– Translation of advance text –
Ladies and gentlemen,
This is our third meeting for a dialogue on migration between Germany and the Czech Republic. I am very pleased that Vladimir Spidla and I launched this successful dialogue in early 2016, the aim of which is for our two countries to intensively and constructively share our experiences.
By working together through this dialogue in a spirit of trust, we can better tackle the challenges that all of Europe is facing in connection with refugees, migration and integration, as well as jointly search for European solutions.
Our ability to engage in dialogue is something that we must absolutely maintain. For we will only accomplish the great tasks that Europe must take on if we work together rather than against one another.
However, dialogue does not mean bringing to the discussion only like-minded participants. No, we need controversy, as well as different opinions and positions. All of this may be very trying, but it is also rewarding. We must never stop listening to the other side. We must take an honest interest in the experiences of our partners, and we must be open to advice. Also, it is vital that we not lose sight of what we have in common.
With regard to the refugee issue, Germany has demonstrated how a society can manage to take in 900,000 people who have fled their homes. We are happy that our Czech colleagues want to find out more about how we accomplished this.
Already at our last meeting, we discovered that we agree on a number of issues. The dialogue on migration is helping us arrive at common views.
The dialogue highlights similarities between our two countries with regard to migration policy, especially in terms of our integration efforts.
We learned this through the visit to projects in Berlin in June by the Czech delegation, and I am certain that we will identify many common approaches today, as well, during our meetings here in Prague. Integration policy must be judged in terms of solidarity, shared responsibility and humanity – on this point we agree.
Another issue on which we very much concur is the need to tackle the causes of refugee movements. That is urgently needed. Because as long as we fail to make progress on fighting the causes of refugee movements in the countries of origin, many of those fleeing their homes will continue to seek refuge in Europe.
In the delegations present here today we have experts who can tell us what Germany and the Czech Republic are doing now, and who can identify potential synergies. Our two countries intend to support a specific project in a country outside of the European Union, with a view to also strengthening our practical cooperation.

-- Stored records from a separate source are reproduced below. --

-    float yq[8];
-#pragma unroll
-    for (int i = 0; i < 8; ++i) yq[i] = y[i] + e[i];
-    store_h(out_bf16_q, yq);
-  }
-  if (out_hl && w2) {
-    float s2 = 0.f;
-#pragma unroll
-    for (int i = 0; i < 8; ++i) s2 += y[i];
-#pragma unroll
-    for (int o = 16; o > 0; o >>= 1) s2 += __shfl_xor_sync(0xffffffffu, s2, o);
-    const float mu2 = s2 * (1.0f / 256.0f);
-    float q2 = 0.f;
-#pragma unroll
-    for (int i = 0; i < 8; ++i) { const float d = y[i] - mu2; q2 = fmaf(d, d, q2); }
-#pragma unroll
-    for (int o = 16; o > 0; o >>= 1) q2 += __shfl_xor_sync(0xffffffffu, q2, o);
-    const float rstd2 = 1.0f / sqrtf(q2 * (1.0f / 256.0f) + 1e-5f);
-#pragma unroll
-    for (int i = 0; i < 8; ++i) y[i] = (y[i] - mu2) * rstd2 * __ldg(w2 + n0 + i) + __ldg(b2 + n0 + i);
-  }
-  if (out_hl) store_hl(out_hl, y);
-}
-
-cudaError_t launch_ln_rows(const float* x, const float* w, const float* b, int rows, float* out_f32,
-                           __nv_bfloat16* out_bf16, __nv_bfloat16* out_bf16_q, const float* qe, int Q,
-                           __nv_bfloat16* out_hl, cudaStream_t s, const float* w2 = nullptr, const float* b2 = nullptr,
-                           int nparts = 1, long part_stride = 0) {
-  cudaError_t e = launch_pdl(ln_rows_kernel, dim3((rows + 7) / 8), dim3(256), 0, s, x, nparts, part_stride, w, b, rows, out_f32, out_bf16, out_bf16_q,
-                             qe, Q > 0 ? Q : 1, out_hl, w2, b2);
-  count_launch();
-  return e != cudaSuccess ? e : cudaGetLastError();
+  ln_row_store(v, row, lane, o);
 }
 
 template <typename T>
@@ -225,7 +132,12 @@
   __nv_bfloat16* zb = at<__nv_bfloat16>(ws, o.zb);
   __nv_bfloat16* h1b = at<__nv_bfloat16>(ws, o.h1b);
   __nv_bfloat16* h2b = at<__nv_bfloat16>(ws, o.h2b);
-  if (!z_ready) TCU(launch_ln_rows(x, w->post_norm_w, w->post_norm_b, M, nullptr, nullptr, nullptr, nullptr, 0, zb, s));
+  if (!z_ready) {
+    const LnRowOut lo = {w->post_norm_w, w->post_norm_b, nullptr, nullptr, nullptr, nullptr, 1, zb, nullptr, nullptr};
+    TCU(launch_pdl(ln_rows_kernel, dim3((M + 7) / 8), dim3(256), 0, s, x, M, lo));
+    count_launch();
+    TCU(cudaGetLastError());
+  }
   TcSeg sh[3] = {seg(0, c.d_lang, emb, c.d_lang, false, false),
                  seg(c.d_lang, C, h1b, 2 * C, true, true, 1.f, nullptr, 1, 0, true),
                  seg(c.d_lang + C, c.num_classes_p1, cls, c.num_classes_p1, false, false)};
@@ -255,13 +167,11 @@
   __nv_bfloat16* xqb = at<__nv_bfloat16>(ws, o.xqb);
   __nv_bfloat16* xb = at<__nv_bfloat16>(ws, o.xb);
   __nv_bfloat16* ob = at<__nv_bfloat16>(ws, o.ob);
-  __nv_bfloat16* fb = at<__nv_bfloat16>(ws, o.fb);
   float* qf = at<float>(ws, o.qf);
   float* qs = at<float>(ws, o.qs);
   float* kvs = at<float>(ws, o.kvs);
   float* x1 = at<float>(ws, o.x1);
   float* x2 = at<float>(ws, o.x2);
-  float* t1 = at<float>(ws, o.t1);
   const long total = (long)M * C;
   if (!chained_in) {
     TCU(launch_pdl(add_qe_cast_kernel, dim3((unsigned)((total / 4 + 255) / 256)), dim3(256), 0, s, x_in, w->query_embed, xqb,
@@ -271,7 +181,7 @@
   }
   if (!q_ready) {
     TcSeg sq[1] = {seg(0, C, qf, C, false, false, qscale)};
-    TST(tc_linear(t, xqb, M, C, pw.wq_c, C, lw.cross_in_b, sq, 1, s, false, 1, 0, true));
+    TST(tc_linear(t, xqb, M, C, pw.wq_c, C, lw.cross_in_b, sq, 1, s, false, true));
   }
   {
     const int level = layer % CGG_NUM_LEVELS, slot = layer / CGG_NUM_LEVELS;
@@ -280,31 +190,22 @@
     TST(tc_attention(t, batch, num_keys, qf, k, v, kv_stride, kv_bstride, bitmap, all_masked, nullptr, ob, s, rtab, rcols,
                      slot * C,  2));
   }
-  TcSeg so[1] = {seg(0, C, t1, C, false, false, 1.f, nullptr, 1, 0, false, x_in, C)};
-  TST(tc_linear(t, ob, M, C, pw.wo_c, C, lw.cross_out_b, so, 1, s, false, 1, 0, true));
-  TCU(launch_ln_rows(t1, lw.norm_w[0], lw.norm_b[0], M, x1, nullptr, xqb, w->query_embed, Q, nullptr, s));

Our previous meetings in Prague and in Berlin have given us extensive opportunities to share experiences. Our focus was on the worries and fears of people that have arisen in connection with the very large migration movements. We must not amplify these fears, but rather must seek to reduce them through education and explanation. The dialogue on migration contributes to this, as well.
In Europe, our societies are values-based, pluralistic, multi-faith and multicultural. These common values are binding for all, and they offer protection for all, including refugees and migrants. We are open to different religions, ethnic groups and cultures. During encounters with people who have had to leave everything behind and who are looking for a brighter future, all sides must observe the fundamental principles of tolerance and respect for human dignity.
Through the dialogue on migration, we are able to draw closer to a common European understanding of integration. In Europe, we urgently need consensus on how we intend to achieve peaceful and respectful coexistence between people from very different ethnic, religious and cultural backgrounds.
Of course, the act of taking in a large number of refugees will not be without its conflicts. It is an enormous task, a task for all of us, by the way, for the native population and for the arriving refugees.
In essence, we must think about what expectations we have of the people who are seeking a new home in our midst. It is also about what we will need to do to make this happen.
On one issue, however, I believe we must not compromise in any way: Anyone who wants to stay here long term must respect our values and rules – with no ifs or buts. It’s not just criminal law that has to be respected.
Basic standards such as gender equality and tolerance of minorities also have to be accepted. For these values can’t be acquired in a vacuum. They have to be learned, to be seen in action – in kindergartens and at school, in youth groups and sports clubs.
And Integration is by no means a one-way street. There is the question of whether we ourselves do not also need to change, if we want to be a colourful, world-minded country of immigration. In the long run, we simply will not be able to say to those arriving here: “We’re the majority. You must adapt!”
No, we will have to accept that people who come here will in the medium term also help shape our society. We must view migration as an opportunity – not as a threat. Migration brings with it a diverse and colourful society. And I would go even further. This diversity and these many colours have always been, and remain, a strong European quality!
At this meeting, we intend to take initial results and recommendations that we gain through our dialogue on migration and include these in a joint declaration. Furthermore, we intend to recommend that the guiding principles set out in this declaration will become the foundation for cooperation between Germany and the Czech Republic in the areas of refugee, migration and integration policy.
I am pleased that with the declaration and our agreement to support a joint project we will have achieved two very concrete results through our dialogue.
The dialogue on migration between Germany and the Czech Republic is therefore a piece of encouraging good news with regard to Europe. And that is something we need lots more of!